Firefly luciferase is homologous to fatty acyl-CoA synthetases. We hypothesized that the firefly luciferase substrate d-luciferin and its analogs are fatty acid mimics that are ideally suited to probe the chemistry of enzymes that release fatty acid products. Here, we synthesized luciferin amides and found that these molecules are hydrolyzed to substrates for firefly luciferase by the enzyme fatty acid amide hydrolase (FAAH). In the presence of luciferase, these molecules enable highly sensitive and selective bioluminescent detection of FAAH activity in vitro, in live cells, and in vivo. The potency and tissue distribution of FAAH inhibitors can be imaged in live mice, and luciferin amides serve as exemplary reagents for greatly improved bioluminescence imaging in FAAH-expressing tissues such as the brain.
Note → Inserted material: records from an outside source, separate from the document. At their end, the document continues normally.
# agiger/GPR

Measured on AMD Instinct MI355X. Metric: GP fits/sec (kernel build + Cholesky + solve), N=16384 d=32 fp64, higher is better.
Workload: dtype f64

## Files before the change

### gpr_amd/csrc/gprx_api.cpp

```cpp
#include <hip/hip_runtime.h>
#include <rccl/rccl.h>

#include <algorithm>
#include <climits>
#include <chrono>
#include <cmath>
#include <cstdlib>
#include <cstring>
#include <limits>
#include <memory>
#include <mutex>
#include <string>
#include <type_traits>
#include <vector>

#include "gprx_dist.h"
#include "gprx_internal.h"
#include "../../include/gprx_dev.h"

namespace gprx {

template <typename T>
void launch_pair_kernel(const KCanon<T>& K, const T* Xa, const T* Xb, int64_t q, int d, T* out, hipStream_t s);
template <typename T>
// ... 771 lines not shown
    } else if (!direct_build && pairs_mma_supported<T>(K, 1)) {
        const int64_t kf = pairs_feature_cols<T>(K, M->d);
        M->featU.ensure(sizeof(T) * np * kf);
        M->featV.ensure(sizeof(T) * np * kf);
        launch_pair_features<T>(K, M->X.as<T>(), n, M->d, M->X.as<T>(), false, M->featU.as<T>(), np, s,
                                M->flag.as<int>());
        launch_pair_features<T>(K, M->X.as<T>(), n, M->d, M->X.as<T>(), true, M->featV.as<T>(), np, s);
        const KCanon<T>* kdev = M->kfit.put(K, s);
        if (!separate_build && potrf_uses_tiles())
            tb = pairs_tile_build<T>(K, kdev, M->featU.as<T>(), M->featV.as<T>(), np, M->d, n, sigma2,
                                     M->flag.as<int>());
        if (!tb.mode)
            launch_kbuild_mma<T>(K, kdev, M->featU.as<T>(), M->featV.as<T>(), np, M->d, M->A.as<T>(),
                                 ld, n, sigma2, M->flag.as<int>(), s);
        launch_aug_rows<T>(M->Y.as<T>(), n, M->m, M->A.as<T>(), ld, np, mp, s);
    } else {
        launch_kbuild<T>(K, M->X.as<T>(), M->tab.as<T>(), n, M->X.as<T>(), M->tab.as<T>(), n, M->d, M->A.as<T>(), ld,
                         np, true, sigma2, M->flag.as<int>(), s);
        launch_aug_rows<T>(M->Y.as<T>(), n, M->m, M->A.as<T>(), ld, np, mp, s);
    }
    GPRX_HIP(hipEventRecord(ctx->ev[1], s));
    if (tb.mode || want_inv) {
        potrf_tiles<T>(M->A.as<T>(), ld, np, ld, M->Linv.as<T>(), M->info.as<int>(), ctx->ex, tb.mode ? &tb : nullptr,
                       want_inv ? (int)(np / GT) : 0);
    } else {
        potrf_auto<T>(M->A.as<T>(), ld, np, ld, M->Linv.as<T>(), M->info.as<int>(), ctx->ex);
    }
    GPRX_HIP(hipEventRecord(ctx->ev[2], s));
    launch_fit_reductions<T>(M->A.as<T>(), ld, n, np, M->m, M->red.as<double>(), s);
    launch_backsolve_chain<T>(M->A.as<T>(), ld, np, M->m, M->Linv.as<T>(), M->alpha.as<T>(), M->info.as<int>(), ctx->ex,
                              s);
    if (want_inv) {
        M->C.ensure(sizeof(T) * np * np);
        const T* U = M->A.as<T>() + np + mp;
        launch_gemm_nt_kskip<T>(M->C.as<T>(), np, U, ld, U, ld, np, np, np, s);
    }
    GPRX_HIP(hipEventRecord(ctx->ev[3], s));
    M->hstat.ensure(4 * sizeof(double));
    volatile double* hs = static_cast<double*>(M->hstat.p);
    launch_fit_status_gather(M->flag.as<int>(), M->info.as<int>(), M->red.as<double>(), M->hstat.dev, s);
    GPRX_HIP(hipStreamSynchronize(s));
    GPRX_HIP(hipGetLastError());
    int hflag = 0, hinfo = 0;
    double hred[2] = {hs[2], hs[3]};
    hflag = reinterpret_cast<volatile int*>(hs)[0];
    hinfo = reinterpret_cast<volatile int*>(hs + 1)[0];
    M->fitted = false;
// ... 2062 lines not shown
```

### gpr_amd/csrc/gprx_dev.cpp

```cpp
#include <hip/hip_runtime.h>

#include <algorithm>
#include <climits>
#include <cstring>
#include <string>
#include <vector>

#include "../../include/gprx_dev.h"
#include "gprx_internal.h"

namespace gprx {
template <typename T>
void launch_gemm_nt(T* C, int64_t ldc, const T* A, int64_t lda, const T* B, int64_t ldb, int64_t M, int64_t N,
                    int64_t K, T alpha, T beta, bool lower, hipStream_t s);
template <typename T>
void launch_diag_public(T* Akk, int64_t ld, T* Lk, int* info, int64_t col0, hipStream_t s, int ph = 3);
template <typename T>
void launch_diag_prof(T* Akk, int64_t ld, T* Lk, int* info, long long* prof, hipStream_t s);
namespace pt {
template <typename T>
void launch_diag_bench(int variant, T* A, int64_t ld, T* Linv, int* info, long long* prof, int reps, hipStream_t s);
}
}

// ... 284 lines not shown
}
extern "C" int64_t gprx_dev_bs_trace(int64_t* times, int64_t max_blocks) {
    try {
        return gprx::bs_trace_copy((long long*)times, max_blocks);
    } catch (const Error& e) {
        std::fprintf(stderr, "gprx_dev_bs_trace: %s\n", e.msg.c_str());
        return -1;
    }
}
extern "C" int64_t gprx_dev_pt_trace(int32_t* tasks, int64_t* times, int64_t max) {
    try {
        return gprx::pt_trace_copy(tasks, (long long*)times, max);
    } catch (const gprx::Error& e) {
        std::fprintf(stderr, "gprx_dev_pt_trace: %s\n", e.msg.c_str());
        return -1;
    }
}
extern "C" int32_t gprx_dev_pt_debug(int32_t* out, int32_t max_wg) { return gprx::pt_debug_snapshot(out, max_wg); }

extern "C" gprx_status gprx_dev_schedule(int32_t nc, int32_t nr, int32_t P, int32_t build, double* est_us,
                                         int64_t* ntasks) {
    try {
        const int64_t n = potrf_tiles_schedule_stats(nc, nr, P, (build & 1) != 0, est_us, (build & 2) ? nc : 0,
                                                     ((build >> 8) & 0xff) - 1, nullptr, 0, ((build >> 16) & 0xff) - 1);
        if (ntasks) *ntasks = n;
        return GPRX_OK;
    } catch (const Error& e) {
        std::fprintf(stderr, "gprx_dev_schedule: %s\n", e.msg.c_str());
        return e.st;
    }
}

extern "C" int64_t gprx_dev_schedule_list(int32_t nc, int32_t nr, int32_t P, int32_t build, int32_t* out,
                                          int64_t max) {
    try {
        return potrf_tiles_schedule_stats(nc, nr, P, (build & 1) != 0, nullptr, (build & 2) ? nc : 0,
                                          ((build >> 8) & 0xff) - 1, out, max, ((build >> 16) & 0xff) - 1);
    } catch (const Error& e) {
        std::fprintf(stderr, "gprx_dev_schedule_list: %s\n", e.msg.c_str());
        return -1;
    }
}

namespace gprx {
gprx_status gprx_dev_bench_impl(gprx_dtype dtype, int32_t what, int64_t M, int64_t N, int64_t K, int32_t iters,
                                double* ms, Exec* ex) {
    return dtype == GPRX_F64 ? bench_impl<double>(what, M, N, K, iters, ms, *ex)
                             : bench_impl<float>(what, M, N, K, iters, ms, *ex);
}
}

extern "C" gprx_status gprx_dev_fexp(gprx_ctx* ctx, const double* x, int64_t n, double* y) {
    (void)ctx;
    if (n <= 0) return GPRX_OK;
    double *dx = nullptr, *dy = nullptr;
    if (hipMalloc(&dx, sizeof(double) * n) != hipSuccess || hipMalloc(&dy, sizeof(double) * n) != hipSuccess)
        return GPRX_ERR_OOM;
    (void)hipMemcpy(dx, x, sizeof(double) * n, hipMemcpyHostToDevice);
    hipLaunchKernelGGL(dev_fexp_kernel, dim3((unsigned)((n + 255) / 256)), dim3(256), 0, 0, dx, n, dy);
    const hipError_t e = hipMemcpy(y, dy, sizeof(double) * n, hipMemcpyDeviceToHost);
// ... 53 lines not shown
```

### gpr_amd/csrc/gprx_internal.h

```cpp
#pragma once

#include <hip/hip_runtime.h>
#include <rccl/rccl.h>
#include <cstdint>
#include <cstdio>
#include <string>
#include <vector>

#include "../../include/gprx.h"

namespace gprx {

constexpr int MAX_LEAF = 8;
constexpr int MAX_TERM = 16;
constexpr int MAX_PER = 2;

enum LeafType { L_GAUSS = 1, L_GAUSS_EXP = 2, L_WHITE = 3, L_RQ = 4, L_PERIODIC = 5 };

template <typename T>
struct KLeaf {
    int type;
    int pslot;
    T c0, c1, c2;
    T p[3];
// ... 394 lines not shown
                         double* acc, hipStream_t s,
                         const uint64_t* ctab = nullptr);
template <typename T>
void launch_lml_grad_mma_cross(const KCanon<T>& K, const KCanon<T>* Kd, const T* Xa, int64_t na, const T* Xb,
                               int64_t nb, const T* center, int d, const T* FU, int64_t nfu, const T* FV, int64_t nfv,
                               T* GU, T* GV, const T* a, const T* b, const T* C, int64_t ldc, double* part, double* acc,
                               hipStream_t s);
template <typename T>
void launch_lml_grad_cross(const KCanon<T>& K, const T* Xa, const T* tabA, int64_t na, const T* Xb, const T* tabB,
                           int64_t nb, int d, const T* a, const T* b, const T* C, int64_t ldc, double* acc,
                           hipStream_t s);
template <typename T>
void launch_sparse_resid(const T* A, int64_t lda, int64_t n, int64_t M, const T* u, const T* y, T alpha, T* out,
                         hipStream_t s);
template <typename T>
void launch_sq_sum(const T* y, int64_t n, double* out, hipStream_t s);
template <typename T>
void launch_sub(const T* X, const T* Y, T* Z, int64_t e, hipStream_t s);
template <typename T>
TileBuild<T> pairs_tile_build(const KCanon<T>& K, const KCanon<T>* Kd, const T* FU, const T* FV, int64_t nf, int d,
                              int64_t n, T sigma2, int* flag);
template <typename T>
void potrf_tiles(T* A, int64_t ld, int64_t np, int64_t nrows, T* Linv, int* info, Exec& ex,
                 const TileBuild<T>* build = nullptr, int ni = 0, bool build_only = false);
template <typename T>
void launch_gemm_nt_kskip(T* C, int64_t ldc, const T* A, int64_t lda, const T* B, int64_t ldb, int64_t M, int64_t N,
                          int64_t K, hipStream_t s);
template <typename T>
void potrf_auto(T* A, int64_t ld, int64_t np, int64_t nrows, T* Linv, int* info, Exec& ex);
bool potrf_uses_tiles();
int64_t potrf_tiles_schedule_stats(int nc, int nr, int P, bool build, double* est_us, int ni = 0, int ratio = -1,
                                   int32_t* list_out = nullptr, int64_t list_max = 0, int pair = -1);
template <typename T>
void launch_gemm_nt(T* C, int64_t ldc, const T* A, int64_t lda, const T* B, int64_t ldb, int64_t M, int64_t N,
                    int64_t K, T alpha, T beta, bool lower, hipStream_t s);
template <typename T>
void launch_gemm_nt_splitk(T* C, int64_t ldc, int64_t cstride, const T* A, int64_t lda, const T* B, int64_t ldb,
                           int64_t M, int64_t N, int64_t K, int P, T alpha, bool lower, hipStream_t s);
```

Beyond D-luciferin: expanding the scope of bioluminescence imaging in vivo.

The light-emitting chemical reaction catalyzed by the enzyme firefly luciferase is widely used for noninvasive imaging in live mice. However, photon emission from the luciferase is crucially dependent on the chemical properties of its substrate, D-luciferin. In this review, we describe recent work to replace the natural luciferase substrate with synthetic analogs that extend the scope of bioluminescence imaging.

A synthetic luciferin improves bioluminescence imaging in live mice.

Firefly luciferase is the most widely used optical reporter for noninvasive bioluminescence imaging (BLI) in rodents. BLI relies on the ability of the injected luciferase substrate D-luciferin to access luciferase-expressing cells and tissues within the animal. Here we show that injection of mice with a synthetic luciferin, CycLuc1, improves BLI with existing luciferase reporters and enables imaging in the brain that could not be achieved with D-luciferin.